Overall I still love Google, I must use the search service 50 times a day so
complaints about shortcomings are a bit like grumbling about the paintwork on
my free new car :-) So I'll try and identify two recurring (and relatively
new-feeling) headaches:

1\. quotes. When I put it "in quotes" I don't want ti speell-checked, or
cleaned, or made case-insensitive, or whatever else. I would rather get not
results and experiment with other strings, than think I've got results that
turn out not to be exactly what I searched for. It _seems_ to me like
punctuation often gets stripped even if it's inside quotes. For some kinds of
searches involving bits of source code or so, this can be a drag.

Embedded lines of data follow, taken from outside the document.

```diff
@@ -280,15 +312,24 @@
     if (T::PFW != 3) {
       if constexpr (T::PFW != 3) uload(f, WTOP{});
       sx.load(a.xa, a.xst, f, a.F, xwave, lane);
+      if constexpr (E0B) xload0(f);
     }
     upass1();
     sx.store(xs, true, lnx[0], lnx[1], xwave, lane, LNB2 ? xh0 : nullptr);
     __syncthreads();
+    if constexpr (E0B) {
+      xr0[2 + tid] = xq[0];
+      xr0[2 + 256 + tid] = xq[1];
+      if (tid == 0) xr0[2 + 512] = xq[2];
+      mean0 = mean0q;
+      rstd0 = rstd0q;
+    }
     upass2();
     __syncthreads();
     if (T::PFW && f + (int)gridDim.x < a.F) {
       uload(f + gridDim.x, WPF{});
       if (T::PFW == 3) sx.load(a.xa, a.xst, f + gridDim.x, a.F, xwave, lane);
+      if constexpr (E0B && T::PFW == 3) xload0(f + gridDim.x);
     }
     constexpr int NSTEPS = cdiv(V.R, 32);
     for (int s = (T::KSPLIT > 1 ? 3 - wave : wave); s < ((VAENPVC_FB_ABL & 1) ? 0 : NSTEPS); s += 4) {
@@ -440,6 +481,51 @@
       }
       fprev = f;
       ++nfr;
+    } else if constexpr (E0B) {
+      const float* ot = reinterpret_cast<const float*>(reinterpret_cast<const unsigned char*>(bsm) + T::LDS_IMG);
+      constexpr int HX = T::HX, PPT = T::E0_PPT, TAPS = T::E0_TAPS;
+      const float* xp = xr0 + 3 * PPT * t16;
+      float wl[TAPS], dn[PPT], xh[PPT];
+      const float bl = w0s[TAPS * 16 + c16];
+#pragma unroll
+      for (int t = 0; t < TAPS; ++t) wl[t] = w0s[t * 16 + c16];
+      float s1 = 0.f, s2 = 0.f;
+#pragma unroll
+      for (int k = 0; k < PPT; ++k) {
+        const int j = PPT * t16 + k;
+        const bool ok = j < HX;
+        float a0 = bl;
+#pragma unroll
+        for (int t = 0; t < TAPS; ++t) a0 = __builtin_fmaf(wl[t], xp[3 * k + t], a0);
+        xh[k] = ok ? (a0 - mean0) * rstd0 : 0.f;
+        const float nn = __builtin_fmaf(xh[k], g0, b0);
+        dn[k] = ok ? ot[c16 * HX + (ok ? j : 0)] * (nn >= 0.f ? 1.0f : LEAK) : 0.f;
+        const float dxv = dn[k] * g0;
+        s1 += dxv;
+        s2 += dxv * xh[k];
+      }
+      s1 = wave_sum(s1);
+      s2 = wave_sum(s2);
+      const int par = nfr & 1;
+      if (lane == 0) {
+        red0[par][wave][0] = s1;
+        red0[par][wave][1] = s2;
+      }
+      __syncthreads();
+      constexpr float INVN0 = 1.0f / T::OFR;
+      s1 = ((red0[par][0][0] + red0[par][1][0]) + (red0[par][2][0] + red0[par][3][0])) * INVN0;
+      s2 = ((red0[par][0][1] + red0[par][1][1]) + (red0[par][2][1] + red0[par][3][1])) * INVN0;
+#pragma unroll
+      for (int k = 0; k < PPT; ++k) {
+        const bool ok = PPT * t16 + k < HX;
+        const float d = ok ? rstd0 * (dn[k] * g0 - s1 - xh[k] * s2) : 0.f;
+        su0 += dn[k] * xh[k];
+        sw0 += dn[k];
+        sd0 += d;
+#pragma unroll
+        for (int t = 0; t < TAPS; ++t) acc0[t] += xp[3 * k + t] * d;
+      }
+      ++nfr;
     } else if constexpr (T::OTL && BFM == 0) {
       if (!((VAENPVC_FB_ABL & (1 | 4)) && a.F > 0)) {
         const f32x4* ot4 = reinterpret_cast<const f32x4*>(reinterpret_cast<const unsigned char*>(bsm) + T::LDS_IMG);
@@ -467,6 +553,25 @@
       pp[c0] = su0;
       pp[T::CX + c0] = sw0;
       pp[2 * T::CX + c0] = sd0;
+    }
+  }
+  if constexpr (E0B) {
+#pragma unroll
+    for (int o = 1; o < 16; o <<= 1) {
+#pragma unroll
+      for (int t = 0; t < T::E0_TAPS; ++t) acc0[t] += __shfl_xor(acc0[t], o);
+      su0 += __shfl_xor(su0, o);
+      sw0 += __shfl_xor(sw0, o);
+      sd0 += __shfl_xor(sd0, o);
+    }
+    if (t16 == 0) {
+      float* pw = a.part0w + (int64_t)blockIdx.x * (T::E0_TAPS * 16);
+#pragma unroll
+      for (int t = 0; t < T::E0_TAPS; ++t) pw[t * 16 + c16] = acc0[t];
+      float* pp = a.part0 + (int64_t)blockIdx.x * (3 * T::CX);
+      pp[c16] = su0;
+      pp[T::CX + c16] = sw0;
+      pp[2 * T::CX + c16] = sd0;
     }
   }
   if ((VAENPVC_FB_ABL & 16) && a.F > 0) return;
@@ -504,11 +609,16 @@
 }
 
 template <int NPL, int L>
+constexpr int fbwd_grid_max() {
+  using T = FbCfg<NPL, L>;
+  return T::LDS > 78 * 1024 ? 256 : (fb_occ(L, false) == 3 && 3 * T::LDS <= 156 * 1024) ? 768 : 512;
+}
+template <int NPL, int L>
 static unsigned fbwd_grid(int64_t F) {
-  using T = FbCfg<NPL, L>;
-  return (unsigned)cmin_((int)F, T::LDS > 78 * 1024 ? 256 : (fb_occ(L, false) == 3 && 3 * T::LDS <= 156 * 1024) ? 768 : 512);
+  return (unsigned)cmin_((int)F, fbwd_grid_max<NPL, L>());
 }
 static unsigned fbwd_grid_d1(int npl, int64_t F) { return npl == 1 ? fbwd_grid<1, FB_D1>(F) : fbwd_grid<2, FB_D1>(F); }
+static unsigned fbwd_grid_e1(int npl, int64_t F) { return npl == 1 ? fbwd_grid<1, FB_E1>(F) : fbwd_grid<2, FB_E1>(F); }
 
 template <int NPL, int L>
 static void launch_fbwd(const FbArgs& a, hipStream_t s) {
@@ -529,6 +639,13 @@
       return;
     }
   }
+  if constexpr (T::E0B_OK) {
+    if (a.x0) {
+      rt().ensure_lds(reinterpret_cast<const void*>(&k_fbwd<NPL, L, 0, 0, false, true>), T::LDS_E0B);
+      hipLaunchKernelGGL((k_fbwd<NPL, L, 0, 0, false, true>), dim3(grid), dim3(256), T::LDS_E0B, s, a);
+      return;
+    }
+  }
   if constexpr (L == FB_D2) {
     if (a.dy_pitch == FB_DY2_PITCH) {
       rt().ensure_lds(reinterpret_cast<const void*>(&k_fbwd<NPL, L, 0, FB_DY2_PITCH>), T::LDS);
diff --git a/vae-npvc_amd/csrc/gfx950_layers.hip b/vae-npvc_amd/csrc/gfx950_layers.hip
--- a/vae-npvc_amd/csrc/gfx950_layers.hip
+++ b/vae-npvc_amd/csrc/gfx950_layers.hip
@@ -166,7 +166,8 @@
   static constexpr int cvwr_e2g = cvwr_d0f + fcr_wfloats(CV_D0F);
   static constexpr int enc0part_ = cvwr_e2g + fcr_wfloats(CV_E2G);
   static constexpr int enc0part = enc0part_;
-  static constexpr int total = enc0part + 512 * 7 * 16;
+  static constexpr int enc0cpart = enc0part + 512 * 7 * 16;
+  static constexpr int total = enc0cpart + 512 * 3 * 16;
 };
 static_assert(Pk::total <= 8 * 939162 + 65536, "packed weights must fit the scratch region");
 static inline bool sel(unsigned mask, int bit) { return (mask >> bit) & 1u; }
@@ -859,6 +860,8 @@
   lnq_store.capacity = (int64_t)2048 * 3 * 256;
   LnReduceList* lnq = (F <= 512 && (rt().bwd_mask & SEL_STEPS) == SEL_STEPS) ? &lnq_store : nullptr;
   const bool enc0_fused = bwd_on(VAENPVC_SEL_ENC0) && bwd_on(VAENPVC_SEL_ENC1) && bwd_on(VAENPVC_SEL_ENC0_FUSED_BWD) && F >= ENC0_WAVE_MIN_FRAMES && !lnq;
+  const bool enc0_in_enc1 = rt().fb_enc0 && rt().planes <= 2 && bwd_on(VAENPVC_SEL_ENC0) && bwd_on(VAENPVC_SEL_ENC1) && bwd_on(VAENPVC_SEL_ENC2) &&
+                            fb_bwd(FB_E1, F);
 
   auto gsplit = [&](int cl, const float* src, const char* tag) {
     for_planes([&](auto npl) {
@@ -989,7 +992,7 @@
     }
   } else generic::bwd_dec_layer(m, P, F, w, G, s, 3);
   auto fused_bwd = [&](int layer, int i, const float* dy, float* dx, const char* tag, unsigned short* pl0 = nullptr, int64_t pl0_plane = 0,
-                       float* part0 = nullptr) {
+                       float* part0 = nullptr, const float* x0 = nullptr, float* part0w = nullptr) {
     const bool enc = fb_enc(layer);
     const ConvL &l = enc ? m.enc[i] : m.dec[i], &pl = enc ? m.enc[i - 1] : m.dec[i - 1];
     float* const* act = enc ? w.enc_a : w.dec_a;
@@ -1004,6 +1007,12 @@
       fa.pl0 = pl0;
       fa.pl0_plane = pl0_plane;
       fa.part0 = part0;
+      if (x0) {
+        fa.x0 = x0;
+        fa.w0 = P + pl.w_off;
+        fa.b0 = P + pl.b_off;
+        fa.part0w = part0w;
+      }
       VAENPVC_TIMED(tag, s, fbwd<NPL>(layer, fa, s));
     });
   };
@@ -1343,9 +1352,18 @@
   const float* dy_e0 = w.dy_tmp;
   if (bwd_on(VAENPVC_SEL_ENC1) && bwd_on(VAENPVC_SEL_ENC2) && fb_bwd(FB_E1, F)) {
     const ConvL& pl = m.enc[0];
-    fused_bwd(FB_E1, 1, w.dy_tmp, w.d_enc_a[0], "enc1_bwd");
+    if (enc0_in_enc1) {
+      static_assert(FbCfg<1, FB_E1>::E0B_OK && FbCfg<2, FB_E1>::E0B_OK, "the form enc0_in_enc1 selects");
+      const int nwg = (int)fbwd_grid_e1(rt().planes, F);
+      float* pw = w.scratch + Pk::enc0part;
+      float* pc = w.scratch + Pk::enc0cpart;
+      static_assert(fbwd_grid_max<1, FB_E1>() <= 512 && fbwd_grid_max<2, FB_E1>() <= 512, "rows of Pk::enc0part / Pk::enc0cpart");
+      fused_bwd(FB_E1, 1, w.dy_tmp, w.d_enc_a[0], "enc1_bwd", nullptr, 0, pc, x, pw);
+      VAENPVC_TIMED("enc0_reduce", s, hipLaunchKernelGGL(k_colsum_part, dim3(7 * 16), dim3(256), 0, s, pw, nwg, 7 * 16, G + pl.w_off));
+      VAENPVC_TIMED("enc0_reduce", s, hipLaunchKernelGGL(k_ln_bwd_reduce, dim3(3 * 16), dim3(256), 0, s, pc, nwg, 16, G + pl.gamma_off, G + pl.beta_off, G + pl.b_off));
+    } else fused_bwd(FB_E1, 1, w.dy_tmp, w.d_enc_a[0], "enc1_bwd");
     dy_e0 = w.d_enc_a[0];
-    if (!enc0_fused)
+    if (!enc0_fused && !enc0_in_enc1)
       VAENPVC_TIMED("lnb_enc0", s, launch_ln_bwd<LnbCfg<16, 171>>(dy_e0, w.enc_a[0], w.enc_st[0], P + pl.gamma_off, P + pl.beta_off, w.d_enc_a[0],
                                         G + pl.gamma_off, G + pl.beta_off, G + pl.b_off, w.scratch + Pk::lnpart, F, LWGS, s, lnq));
     enc_bias_done[0] = true;
@@ -1369,7 +1387,8 @@
                                       G + pl.gamma_off, G + pl.beta_off, G + pl.b_off, w.scratch + Pk::lnpart, F, LWGS, s, lnq));
     enc_bias_done[0] = true;
   } else generic::bwd_enc_layer(m, P, x, F, w, G, s, 1);
-  if (enc0_fused) {
+  if (enc0_in_enc1) {
+  } else if (enc0_fused) {
     const ConvL& l = m.enc[0];
     const int nwg = cmin_(cdiv(F, 64), 512);
     float* pw = w.scratch + Pk::enc0part;
diff --git a/vae-npvc_amd/csrc/runtime.h b/vae-npvc_amd/csrc/runtime.h
--- a/vae-npvc_amd/csrc/runtime.h
+++ b/vae-npvc_amd/csrc/runtime.h
@@ -19,6 +19,7 @@
   static constexpr unsigned FW_SITES = 0x3fu;
   long fb_layers_env = -1;
   unsigned fb_layers() const { return fb_layers_env >= 0 ? (unsigned)fb_layers_env : 0x7u; }
+  bool fb_enc0 = true;
   bool act_bf16 = false;
   int nt_ar = 0;
   int nt_ring = 1;
diff --git a/vae-npvc_amd/csrc/runtime.hip b/vae-npvc_amd/csrc/runtime.hip
--- a/vae-npvc_amd/csrc/runtime.hip
+++ b/vae-npvc_amd/csrc/runtime.hip
@@ -30,6 +30,7 @@
   if (const char* e = getenv("VAENPVC_NT_AR")) nt_ar = atoi(e);
   if (const char* e = getenv("VAENPVC_FRAME_MAX")) frame_max = atoi(e) < 0 ? 0 : (atoi(e) > 1024 ? 1024 : atoi(e));
   if (const char* e = getenv("VAENPVC_FB_LAYERS")) fb_layers_env = (long)strtoul(e, nullptr, 0);
+  if (const char* e = getenv("VAENPVC_FB_ENC0")) fb_enc0 = atoi(e) != 0;
   if (const char* e = getenv("VAENPVC_ACT_BF16")) act_bf16 = atoi(e) != 0;
   if (const char* e = getenv("VAENPVC_PLANES")) {
     int p = atoi(e);
```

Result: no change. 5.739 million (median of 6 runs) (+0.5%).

2\. Content farming. I know you are constantly struggling against people
gaming the system and so forth. I don't blame Google when I get 50 results of
generic junk referring to obscure search terms...the "find [niche product]
resellers, hints, tips!" types that are totally generic. but what _does_ piss
me off is that a few months ago Google offered a button that would let zap
such results, and I could label clutter as clutter. Now on a deep search, I
often spend several minutes trying to think what terms are common enough to
content farms that -excluding them will prune the results sufficiently that
the remaining search results are worth checking one by one.

You remember that Bing ad where someone says something random and their geeky
partner starts hypnotically chanting associated but unhelpful phrases,
implying an overbroad result set? Sorry, but they had a point.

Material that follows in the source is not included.